━━━━━ Dataset records ━━━━━

## Split kernel arguments into hot/cold/table lines with explicit scalar loads

Replaces the IgemmParams kernel argument with a compact 192-byte struct laid out as a 64-byte hot header, a cold part and an offset table. Each part is fetched with explicit s_load instructions. The hot header is loaded up front; the cold part (output, requant params) is issued after the prologue DMAs and waited on later; the table is loaded only when indirect rows are used. The tile-index mapping replaces the modulo/divide path with a multiply-by-magic form. The goal is to cut kernel-entry scalar load latency and prologue stalls, at the cost of hand-written asm that must stay in sync with the struct layout.

```diff
diff --git a/qnnpack_amd/csrc/hip/gemm256x_args.h b/qnnpack_amd/csrc/hip/gemm256x_args.h
--- /dev/null
+++ b/qnnpack_amd/csrc/hip/gemm256x_args.h
@@ -0,0 +1,96 @@
+#pragma once
+
+#include <stddef.h>
+#include <stdint.h>
+
+#include "igemm_params.h"
+
+namespace qnnp {
+
+struct Gemm256xHot {
+  const uint8_t* input;
+  const int8_t* packed_w;
+  const int32_t* bias;
+  uint32_t rows;
+  uint32_t input_stride;
+  uint32_t kc;
+  uint32_t n_pad;
+  uint32_t k_pad;
+  uint32_t tiles_n_magic;
+  uint32_t offsets_dense;
+  uint32_t reserved[3];
+};
+
+struct Gemm256xCold {
+  unsigned long long* trace;
+  uint8_t* output;
+  uint32_t output_stride;
+  uint32_t n;
+  uint32_t a_flip;
+  int32_t row_coeff;
+  uint32_t stream_out;
+  uint32_t reserved;
+  RequantDev rq;
+};
+
+struct Gemm256xTable {
+  const int32_t* offsets;
+  uint32_t rows_per_image;
+  uint32_t image_stride;
+  uint32_t rpi_magic;
+  uint32_t reserved;
+};
+
+struct alignas(64) Gemm256xArgs {
+  Gemm256xHot hot;
+  Gemm256xCold cold;
+  Gemm256xTable table;
+};
+
+constexpr size_t kGemm256xHotBytes = 64;
+constexpr size_t kGemm256xColdBytes = 104;
+constexpr size_t kGemm256xTableBytes = 24;
+static_assert(sizeof(Gemm256xHot) == kGemm256xHotBytes, "the hot header is one 64-byte line");
+static_assert(sizeof(Gemm256xCold) == kGemm256xColdBytes && sizeof(Gemm256xTable) == kGemm256xTableBytes, "whole scalar loads: 16 + 8 + 2 and 4 + 2 dwords");
+static_assert(offsetof(Gemm256xArgs, hot) == 0 && offsetof(Gemm256xArgs, cold) == kGemm256xHotBytes &&
+              offsetof(Gemm256xArgs, table) == kGemm256xHotBytes + kGemm256xColdBytes, "hot header first, the cold part right behind it, then the table");
+static_assert(sizeof(Gemm256xArgs) == 192 && alignof(Gemm256xArgs) == 64, "three lines");
+static_assert(offsetof(Gemm256xCold, trace) == 0, "a stamp build loads `trace` at the cold part's first byte");
+
+inline bool gemm256x_offset_form(const RequantDev& rq)
+{
+  return rq.f.shift == 0 || (rq.f.bounded != 0 && (rq.full_range != 0 || rq.f.ofs_kind == 2));
+}
+
+inline Gemm256xArgs gemm256x_make_args(const IgemmParams& p, uint32_t tiles_n_magic)
+{
+  Gemm256xArgs a;
+  a.hot.input = p.input;
+  a.hot.packed_w = p.packed_w;
+  a.hot.bias = gemm256x_offset_form(p.rq) ? p.bias2u : p.bias2;
+  a.hot.rows = p.rows;
+  a.hot.input_stride = p.input_stride;
+  a.hot.kc = p.kc;
+  a.hot.n_pad = p.n_pad;
+  a.hot.k_pad = p.k_pad;
+  a.hot.tiles_n_magic = tiles_n_magic;
+  a.hot.offsets_dense = p.offsets_dense;
+  a.hot.reserved[0] = a.hot.reserved[1] = a.hot.reserved[2] = 0;
+  a.cold.trace = p.trace;
+  a.cold.output = p.output;
+  a.cold.output_stride = p.output_stride;
+  a.cold.n = p.n;
+  a.cold.a_flip = p.a_flip;
+  a.cold.row_coeff = p.row_coeff;
+  a.cold.stream_out = p.stream_out;
+  a.cold.reserved = 0;
+  a.cold.rq = p.rq;
+  a.table.offsets = p.offsets;
+  a.table.rows_per_image = p.rows_per_image;
+  a.table.image_stride = static_cast<uint32_t>(p.image_stride);
+  a.table.rpi_magic = p.rpi_magic;
+  a.table.reserved = 0;
+  return a;
+}
+
+}
diff --git a/qnnpack_amd/csrc/hip/q8gemm256x.hip b/qnnpack_amd/csrc/hip/q8gemm256x.hip
--- a/qnnpack_amd/csrc/hip/q8gemm256x.hip
+++ b/qnnpack_amd/csrc/hip/q8gemm256x.hip
@@ -6,6 +6,7 @@
 #include <type_traits>
 
 #include "device_ops.hip.h"
+#include "gemm256x_args.h"
 #include "gemm256x_map.h"
 #include "igemm_params.h"
 #include "per_device.h"
@@ -40,27 +41,115 @@
 template <bool ODD, uint32_t LEFT>
 using DrainTile = Tile<map::p1_mode(ODD, LEFT), map::p2_issues(LEFT), map::sync_vmcnt(ODD, LEFT), LEFT != 1>;
 
+typedef uint32_t hot_words __attribute__((ext_vector_type(16)));
+static_assert(sizeof(hot_words) == sizeof(Gemm256xHot), "one s_load_dwordx16");
+
+struct TraceArg {
+  unsigned long long* trace;
+};
+
+__device__ __forceinline__ Gemm256xHot fetch_hot_header(TraceArg& tp)
+{
+  const auto* kernarg = __builtin_amdgcn_kernarg_segment_ptr();
+  hot_words w;
+#ifdef QNNP_ENABLE_ABLATION
+  uint64_t trace;
+  asm volatile("s_load_dwordx16 %0, %2, 0x0\n\ts_load_dwordx2 %1, %2, 0x40\n\ts_waitcnt lgkmcnt(0)" : "=&s"(w), "=&s"(trace) : "s"(kernarg));
+  tp.trace = reinterpret_cast<unsigned long long*>(trace);
+#else
+  asm volatile("s_load_dwordx16 %0, %1, 0x0\n\ts_waitcnt lgkmcnt(0)" : "=&s"(w) : "s"(kernarg));
+  tp.trace = nullptr;
+#endif
+  auto ptr = [&](int i) __attribute__((always_inline)) { return (static_cast<uint64_t>(w[i + 1]) << 32) | w[i]; };
+  static_assert(offsetof(Gemm256xHot, input) == 0 && offsetof(Gemm256xHot, packed_w) == 8 && offsetof(Gemm256xHot, bias) == 16 &&
+                offsetof(Gemm256xHot, rows) == 24 && offsetof(Gemm256xHot, input_stride) == 28 && offsetof(Gemm256xHot, kc) == 32 &&
+                offsetof(Gemm256xHot, n_pad) == 36 && offsetof(Gemm256xHot, k_pad) == 40 && offsetof(Gemm256xHot, tiles_n_magic) == 44 &&
+                offsetof(Gemm256xHot, offsets_dense) == 48, "the words below");
+  Gemm256xHot h;
+  h.input = reinterpret_cast<const uint8_t*>(ptr(0));
+  h.packed_w = reinterpret_cast<const int8_t*>(ptr(2));
+  h.bias = reinterpret_cast<const int32_t*>(ptr(4));
+  h.rows = w[6];
+  h.input_stride = w[7];
+  h.kc = w[8];
+  h.n_pad = w[9];
+  h.k_pad = w[10];
+  h.tiles_n_magic = w[11];
+  h.offsets_dense = w[12];
+  return h;
+}
+
+struct ColdWords {
+  hot_words a;
+  uint32_t b __attribute__((ext_vector_type(8)));
+  uint32_t c __attribute__((ext_vector_type(2)));
+};
+static_assert(kGemm256xColdBytes == 64 + 32 + 8, "the three loads below");
+
+__device__ __forceinline__ void fetch_cold_issue(ColdWords& w)
+{
+  const auto* kernarg = __builtin_amdgcn_kernarg_segment_ptr();
+  asm volatile("s_load_dwordx16 %0, %3, 0x40\n\ts_load_dwordx8 %1, %3, 0x80\n\ts_load_dwordx2 %2, %3, 0xa0"
+               : "=&s"(w.a), "=&s"(w.b), "=&s"(w.c) : "s"(kernarg));
+  static_assert(kGemm256xHotBytes == 0x40, "the offsets above");
+}
+
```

━━━━━

Requirement.
Where a line of the data contains "loads", copy that line.

Answer box.
## Split kernel arguments into hot/cold/table lines with explicit scalar loads
+static_assert(sizeof(Gemm256xCold) == kGemm256xColdBytes && sizeof(Gemm256xTable) == kGemm256xTableBytes, "whole scalar loads: 16 + 8 + 2 and 4 + 2 dwords");
+static_assert(offsetof(Gemm256xCold, trace) == 0, "a stamp build loads `trace` at the cold part's first byte");
+static_assert(kGemm256xColdBytes == 64 + 32 + 8, "the three loads below");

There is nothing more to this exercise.